Assigned task
Would you please transcribe, exactly as written, the lines of the entries below starting at the one that holds "list[pos] = (uint32_t)(el >> 2);" and ending at the one that holds "template <int WIDTH, bool DIV, uint32_t", both included?

[Stored items]
template <bool WIDE, bool AQ>
__device__ __forceinline__ void spec_bracket_body(const SpecArgs& a, const SpecBrItem* __restrict__ items,
                                                  double* red, uint32_t& s_last) {
  const int parts = WIDE ? kBrParts : 1;
  const int part = (int)(blockIdx.x % (unsigned)parts);
  const SpecBrItem bi = items[blockIdx.x / (unsigned)parts];
  const int32_t t = bi.tensor;
  const int64_t tb = bi.begin, n = bi.n;
  const float* __restrict__ x = a.e.x + tb;
  const float alpha = a.e.alpha;
  double s1 = 0.0, s2 = 0.0;
  const bool exact = n <= kSpecExact;
  const int64_t R = WIDE ? (int64_t)bi.Rw : (int64_t)bi.R;
  if (exact) {
    constexpr int PER = (int)(kSpecExact / (4 * kBrThreads));
    float4 v[PER];
    const int64_t nq = n & ~(int64_t)3;
#pragma unroll
    for (int i = 0; i < PER; ++i) {
      const int64_t e = 4 * ((int64_t)i * kBrThreads + threadIdx.x);
      v[i] = nq ? *reinterpret_cast<const float4*>(x + (e < nq ? e : 0)) : make_float4(0.f, 0.f, 0.f, 0.f);
    }
#pragma unroll
    for (int i = 0; i < PER; ++i) {
      const int64_t e = 4 * ((int64_t)i * kBrThreads + threadIdx.x);
      if (e >= nq) {
        v[i] = make_float4(0.f, 0.f, 0.f, 0.f);
        if (e < n) {
          v[i].x = x[e];
          if (e + 1 < n) v[i].y = x[e + 1];
          if (e + 2 < n) v[i].z = x[e + 2];
        }
      }
    }
    if (AQ) {
#pragma unroll
      for (int i = 0; i < PER; ++i) {
        const int64_t e = 4 * ((int64_t)i * kBrThreads + threadIdx.x);
        if (e < n) v[i] = br_value(a, v[i], tb + e, tb + n, t);
      }
    }
    float acc = 0.0f;
#pragma unroll
    for (int i = 0; i < PER; ++i) acc = sq4(spec_prologue(v[i], alpha, a.divisor, a.e.fmt), acc);
    s1 = acc;
  } else {
    bracket_sample<WIDE ? kSpecRunWide : kSpecRun, AQ>(a, x, t, tb, n, R, part, parts, s1, s2);
  }
  if (exact && part != 0) return;
  double S1 = br_sum(s1, red);
  double S2 = br_sum(s2, red);
  if (!exact && parts > 1) {
    if (threadIdx.x == 0) {
      double* bp = a.br_part + 2 * ((int64_t)t * parts + part);
      st_agent(reinterpret_cast<uint64_t*>(bp), (uint64_t)__double_as_longlong(S1));
      st_agent(reinterpret_cast<uint64_t*>(bp + 1), (uint64_t)__double_as_longlong(S2));
      drain_vmem();
      const uint32_t last = add_agent(&a.br_cnt[t], 1u) == (uint32_t)(parts - 1) ? 1u : 0u;
      if (last) __hip_atomic_store(&a.br_cnt[t], 0u, __ATOMIC_RELAXED, __HIP_MEMORY_SCOPE_AGENT);
      s_last = last;
    }
    __syncthreads();
    if (!s_last || threadIdx.x != 0) return;
    S1 = S2 = 0.0;
    for (int g = 0; g < parts; ++g) {
      const uint64_t* bp = reinterpret_cast<const uint64_t*>(a.br_part + 2 * ((int64_t)t * parts + g));
      S1 += __longlong_as_double((long long)ld_agent(bp));
      S2 += __longlong_as_double((long long)ld_agent(bp + 1));
    }
  }
  if (threadIdx.x != 0) return;
  a.br[t] = bracket_from_sums(a, exact, n, R, WIDE ? kSpecRunWide : kSpecRun, S1, S2);
}

__device__ SpecBracket bracket_from_sums(const SpecArgs& a, bool exact, int64_t n, int64_t R, int run, double S1,
                                         double S2) {
  double ss, k;
  if (exact) {
    ss = S1;
    k = 0x1p-12;
  } else {
    const double Rd = (double)R, m = S1 / Rd;
    const double var = fmax(0.0, (S2 - Rd * m * m) / (Rd - 1.0));
    ss = S1 * ((double)n / ((double)run * Rd));
    k = (double)a.zsig * sqrt(var / Rd) / m + 0x1p-10;
  }
  const uint32_t fmt = a.e.fmt;
  const double kf = fmt == kFmtBF16 ? 0x1p-7 + 0x1p-14 : (fmt == kFmtF16 ? 0x1p-10 + 0x1p-20 : 0.0);
  const double mf = fmt == kFmtBF16 ? 0x1p-8 + 0x1p-16 : (fmt == kFmtF16 ? 0x1p-11 + 0x1p-22 : 0.0);
  k += kf;
  SpecBracket o{0.f, 0.f, 0.f, 0.f, 1u, {0u, 0u, 0u}};
  if (ss > 0.0 && ss < 1e300 && k < 0.5) {
    const float n_lo = nextafterf((float)sqrt(ss * (1.0 - k)), 0.0f);
    const float n_hi = nextafterf((float)sqrt(ss * (1.0 + k)), INFINITY);
    if (n_lo >= 0x1p-90f && n_hi < INFINITY) {
      const double L = (double)a.e.levels;
      o.n_lo = n_lo;
      o.n_hi = n_hi;
      o.c_lo = nextafterf((float)(L / (double)n_hi * (1.0 - 0x1p-20) * (1.0 - mf)), 0.0f);
      o.c_hi = nextafterf((float)(L / (double)n_lo * (1.0 + 0x1p-20) * (1.0 + mf)), INFINITY);
      o.mode = 0u;
    }
  }
  return o;
}

template <bool WIDE, bool AQ>
__global__ __launch_bounds__(kBrThreads) void qsgd_spec_bracket(SpecArgs a, const SpecBrItem* __restrict__ items) {
  __shared__ double red[kBrWaves];
  __shared__ uint32_t s_last;
  spec_bracket_body<WIDE, AQ>(a, items, red, s_last);
}
__global__ __launch_bounds__(kBrThreads) __attribute__((amdgpu_waves_per_eu(8))) void qsgd_spec_bracket_wide(
    SpecArgs a, const SpecBrItem* __restrict__ items) {
  __shared__ double red[kBrWaves];
  __shared__ uint32_t s_last;
  spec_bracket_body<true, false>(a, items, red, s_last);
}

__device__ __forceinline__ void spec_quad(float4 x, float4 u, float c_lo, float c_hi, int32_t (&q)[4], bool& und) {
  const float xs[4] = {x.x, x.y, x.z, x.w}, us[4] = {u.x, u.y, u.z, u.w};
#pragma unroll
  for (int c = 0; c < 4; ++c) {
    const float ax = fabsf(xs[c]);
    const float kl = ceilf(fmaf(ax, c_lo, -fmaxf(us[c], 0x1p-26f)));
    const float kh = ceilf(fmaf(ax, c_hi, -us[c]));
    und |= kl != kh;
    q[c] = (int32_t)copysignf(kh, xs[c]);
  }
}

__device__ __forceinline__ void spec_quad_fmt(float4 x, float4 u, float c_lo, float c_hi, float dl, int32_t (&q)[4],
                                              bool& und) {
  const float xs[4] = {x.x, x.y, x.z, x.w}, us[4] = {u.x, u.y, u.z, u.w};
#pragma unroll
  for (int c = 0; c < 4; ++c) {
    const float ax = fabsf(xs[c]);
    const float kl = ceilf(fmaf(ax, c_lo, -(fmaxf(us[c], 0x1p-26f) + dl)));
    const float kh = ceilf(fmaf(ax, c_hi, dl - us[c]));
    und |= kl != kh;
    q[c] = (int32_t)copysignf(kh, xs[c]);
  }
}

template <int WIDTH>
__device__ __forceinline__ void store_quad(const EncArgs& a, int64_t e, int64_t end, const int32_t (&qq)[4]) {
  if (WIDTH == 1) {
    int8_t* q8 = reinterpret_cast<int8_t*>(a.q);
    if (e + 4 <= end) {
      store_nt(reinterpret_cast<uint32_t*>(q8 + e), pack_i8x4(qq));
    } else {
      q8[e] = (int8_t)qq[0];
      if (e + 1 < end) q8[e + 1] = (int8_t)qq[1];
      if (e + 2 < end) q8[e + 2] = (int8_t)qq[2];
    }
  } else {
    int32_t* q32 = reinterpret_cast<int32_t*>(a.q);
    if (e + 4 <= end) {
      store_nt(q32 + e, make_int4(qq[0], qq[1], qq[2], qq[3]));
    } else {
      q32[e] = qq[0];
      if (e + 1 < end) q32[e + 1] = qq[1];
      if (e + 2 < end) q32[e + 2] = qq[2];
    }
  }
}

template <int WIDTH, bool FULL, bool DIV, uint32_t FMT, int AW = 0, int PW = kSpecPerWave, class GetBr>
__device__ __forceinline__ void spec_block(const SpecArgs& a, int64_t blk, int64_t b, int64_t end, int32_t t,
                                           int64_t tb, GetBr get_br, uint32_t* slot, uint64_t* part, float anorm,
                                           int tid) {
  const EncArgs& e = a.e;
  const int lane = tid & 63, wave = tid >> 6;
  float4 v[kSpecV];
  load_f4<kSpecV, FULL, true>(e.x, b, end, v, tid);
  int4 araw[AW ? kSpecV : 1];
  if (AW) {
#pragma unroll
    for (int k = 0; k < kSpecV; ++k)
      araw[k] = acc_load<AW ? AW : 1, FULL>(a.aq, b + 4 * ((int64_t)k * kThreads + tid), end);
  }
  float4 uu[4];
  philox_rows(e, b, tb, t, 0, uu, tid);
  const float alpha = e.alpha;
  float acc = 0.0f;
#pragma unroll
  for (int k = 0; k < kSpecV; ++k) {
    v[k].x = __fmul_rn(v[k].x, alpha); v[k].y = __fmul_rn(v[k].y, alpha);
    v[k].z = __fmul_rn(v[k].z, alpha); v[k].w = __fmul_rn(v[k].w, alpha);
    if (FMT != kFmtF32 && alpha != 1.0f) v[k] = round_fmt4(v[k], FMT);
    if (AW) {
      v[k] = acc_add4<AW ? AW : 1>(v[k], araw[k], anorm, a.alevels, a.ainv);
      if (a.aout) {
        const int64_t el = b + 4 * ((int64_t)k * kThreads + tid);
        if (FULL || el + 4 <= end) {
          store_nt(a.aout + el, v[k]);
        } else if (el < end) {
          a.aout[el] = v[k].x;
          if (el + 1 < end) a.aout[el + 1] = v[k].y;
          if (el + 2 < end) a.aout[el + 2] = v[k].z;
        }
      }
    }
    if (DIV) {
      const float d = a.divisor;
      v[k].x = __fdiv_rn(v[k].x, d); v[k].y = __fdiv_rn(v[k].y, d);
      v[k].z = __fdiv_rn(v[k].z, d); v[k].w = __fdiv_rn(v[k].w, d);
      const int64_t el = b + 4 * ((int64_t)k * kThreads + tid);
      if (FULL || el + 4 <= end) {
        store_nt(a.xout + el, v[k]);
      } else if (el < end) {
        a.xout[el] = v[k].x;
        if (el + 1 < end) a.xout[el + 1] = v[k].y;
        if (el + 2 < end) a.xout[el + 2] = v[k].z;
      }
    }
    acc = sq4(v[k], acc);
  }
  const SpecBracket br = get_br();
  uint32_t cnt = 0;
  {
    uint32_t* list = slot + PW * wave;
#pragma unroll
    for (int k = 0; k < kSpecV; ++k) {
      const int64_t el = b + 4 * ((int64_t)k * kThreads + tid);
      const bool live = FULL || el < end;
      int32_t qq[4];
      bool und = false;
      if (FMT == kFmtF32) spec_quad(v[k], uu[k], br.c_lo, br.c_hi, qq, und);
      else spec_quad_fmt(v[k], uu[k], br.c_lo, br.c_hi, FMT == kFmtF16 ? 0x1p-25f * e.levels : 0.0f, qq, und);
      if (live) store_quad<WIDTH>(e, el, FULL ? el + 4 : end, qq);
      const uint64_t m = __ballot(live && und);
      if (m) {
        const uint32_t pos = cnt + (uint32_t)__popcll(m & ((1ull << lane) - 1ull));
        if (live && und && pos < (uint32_t)PW) {
          list[pos] = (uint32_t)(el >> 2);
          float4* rec = a.recs + 2 * ((blk * kWaves + wave) * PW + pos);
          rec[0] = v[k];
          rec[1] = uu[k];
        }
        cnt += (uint32_t)__popcll(m);
      }
    }
  }
  const double s = wave_sum_f64((double)acc);
  if (lane == 0) {
    *part = (uint64_t)__double_as_longlong(s);
    a.heads[blk * kWaves + wave] = ((uint32_t)t << 8) | min(cnt, (uint32_t)PW);
    if (cnt > (uint32_t)PW)
      __hip_atomic_fetch_or(&a.flags[t], 1u, __ATOMIC_RELAXED, __HIP_MEMORY_SCOPE_AGENT);
  }
}

template <int WIDTH, bool DIV, uint32_t FMT = kFmtF32, int AW = 0, int PW = kSpecPerWave, int WPB = kWaves>
__global__ __launch_bounds__(64 * WPB) void qsgd_spec_quant(SpecArgs a, const SpecBracket* __restrict__ brs,
                                                            const int64_t* __restrict__ begins,
                                                            const float* __restrict__ anorms) {
  static_assert(kWaves % WPB == 0, "a block's waves split evenly");
  constexpr int kPer = kWaves / WPB;
  const int64_t blk = blockIdx.x / kPer;
  const int tid = (int)(blockIdx.x % kPer) * 64 * WPB + (int)threadIdx.x;
  const Item it = a.e.items[blk >> 2];
  const SpecBracket br = brs[it.tensor];
  const int64_t tb = begins[it.tensor];
  const float anorm = AW ? anorms[it.tensor] : 0.0f;
  const int64_t b = it.begin + (blk & 3) * kSpecBlk;
  const int wave = tid >> 6;
  uint32_t* slot = a.slots + blk * spec_slot_words(PW);
  uint64_t* part = a.partials + blk * kWaves + wave;
  if (b >= it.end) {
    if ((tid & 63) == 0) {
      *part = 0ull;
      a.heads[blk * kWaves + wave] = (uint32_t)it.tensor << 8;
    }
    return;
  }
  const int64_t end = min(b + kSpecBlk, it.end);
  auto get_br = [&]() { return br; };
  if (end - b == kSpecBlk)
    spec_block<WIDTH, true, DIV, FMT, AW, PW>(a, blk, b, end, it.tensor, tb, get_br, slot, part, anorm, tid);
  else
    spec_block<WIDTH, false, DIV, FMT, AW, PW>(a, blk, b, end, it.tensor, tb, get_br, slot, part, anorm, tid);
}

constexpr int kFbParts = 8;

__device__ __forceinline__ void spec_bracket_part(const SpecArgs& a, const SpecBrItem* __restrict__ items, int64_t wg) {
  __shared__ double red[kWaves];
  __shared__ uint32_t s_last;
  const int part = (int)(wg % kFbParts);
  const SpecBrItem bi = items[wg / kFbParts];
  const int32_t t = bi.tensor;
  const int64_t tb = bi.begin, n = bi.n, R = bi.R;
  const float* __restrict__ x = a.e.x + tb;
  const bool exact = n <= kSpecExact;
  if (exact && part != 0) return;
  double s1 = 0.0, s2 = 0.0;
  if (exact) {
    for (int64_t r0 = 0; r0 < n; r0 += 16 * kThreads) {
      float4 v[4];
#pragma unroll
      for (int i = 0; i < 4; ++i) {
        const int64_t e = r0 + 4 * ((int64_t)i * kThreads + threadIdx.x);
        v[i] = e + 4 <= n ? *reinterpret_cast<const float4*>(x + e) : make_float4(0.f, 0.f, 0.f, 0.f);
        if (e < n && e + 4 > n) {
          v[i].x = x[e];
          if (e + 1 < n) v[i].y = x[e + 1];
          if (e + 2 < n) v[i].z = x[e + 2];
        }
      }
      float acc = 0.0f;
#pragma unroll
      for (int i = 0; i < 4; ++i) acc = sq4(spec_prologue(v[i], a.e.alpha, a.divisor, a.e.fmt), acc);
      s1 += (double)acc;
    }
  } else {
    bracket_sample<kSpecRun, false, kThreads, 4>(a, x, t, tb, n, R, part, kFbParts, s1, s2);
  }
  double S1 = block_sum_f64(s1, red), S2 = block_sum_f64(s2, red);
  if (!exact) {
    if (threadIdx.x == 0) {
      double* bp = a.br_part + 2 * ((int64_t)t * kFbParts + part);
      st_agent(reinterpret_cast<uint64_t*>(bp), (uint64_t)__double_as_longlong(S1));
      st_agent(reinterpret_cast<uint64_t*>(bp + 1), (uint64_t)__double_as_longlong(S2));
      drain_vmem();
      const uint32_t last = add_agent(&a.br_cnt[t], 1u) == (uint32_t)(kFbParts - 1) ? 1u : 0u;
      if (last) __hip_atomic_store(&a.br_cnt[t], 0u, __ATOMIC_RELAXED, __HIP_MEMORY_SCOPE_AGENT);
      s_last = last;
    }
    __syncthreads();
    if (!s_last) return;
    S1 = S2 = 0.0;
    for (int g = 0; g < kFbParts; ++g) {
      const uint64_t* bp = reinterpret_cast<const uint64_t*>(a.br_part + 2 * ((int64_t)t * kFbParts + g));
      S1 += __longlong_as_double((long long)ld_agent(bp));
      S2 += __longlong_as_double((long long)ld_agent(bp + 1));
    }
  }
  if (threadIdx.x != 0) return;
  const SpecBracket o = bracket_from_sums(a, exact, n, R, kSpecRun, S1, S2);
  a.br[t] = o;
  const uint64_t ep = (uint64_t)a.epoch << 32;
  st_agent(&a.brgran[2 * t], ep | __float_as_uint(o.c_lo));
  st_agent(&a.brgran[2 * t + 1], ep | __float_as_uint(o.c_hi));
}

Problem solution
          list[pos] = (uint32_t)(el >> 2);
          float4* rec = a.recs + 2 * ((blk * kWaves + wave) * PW + pos);
          rec[0] = v[k];
          rec[1] = uu[k];
        }
        cnt += (uint32_t)__popcll(m);
      }
    }
  }
  const double s = wave_sum_f64((double)acc);
  if (lane == 0) {
    *part = (uint64_t)__double_as_longlong(s);
    a.heads[blk * kWaves + wave] = ((uint32_t)t << 8) | min(cnt, (uint32_t)PW);
    if (cnt > (uint32_t)PW)
      __hip_atomic_fetch_or(&a.flags[t], 1u, __ATOMIC_RELAXED, __HIP_MEMORY_SCOPE_AGENT);
  }
}

template <int WIDTH, bool DIV, uint32_t FMT = kFmtF32, int AW = 0, int PW = kSpecPerWave, int WPB = kWaves>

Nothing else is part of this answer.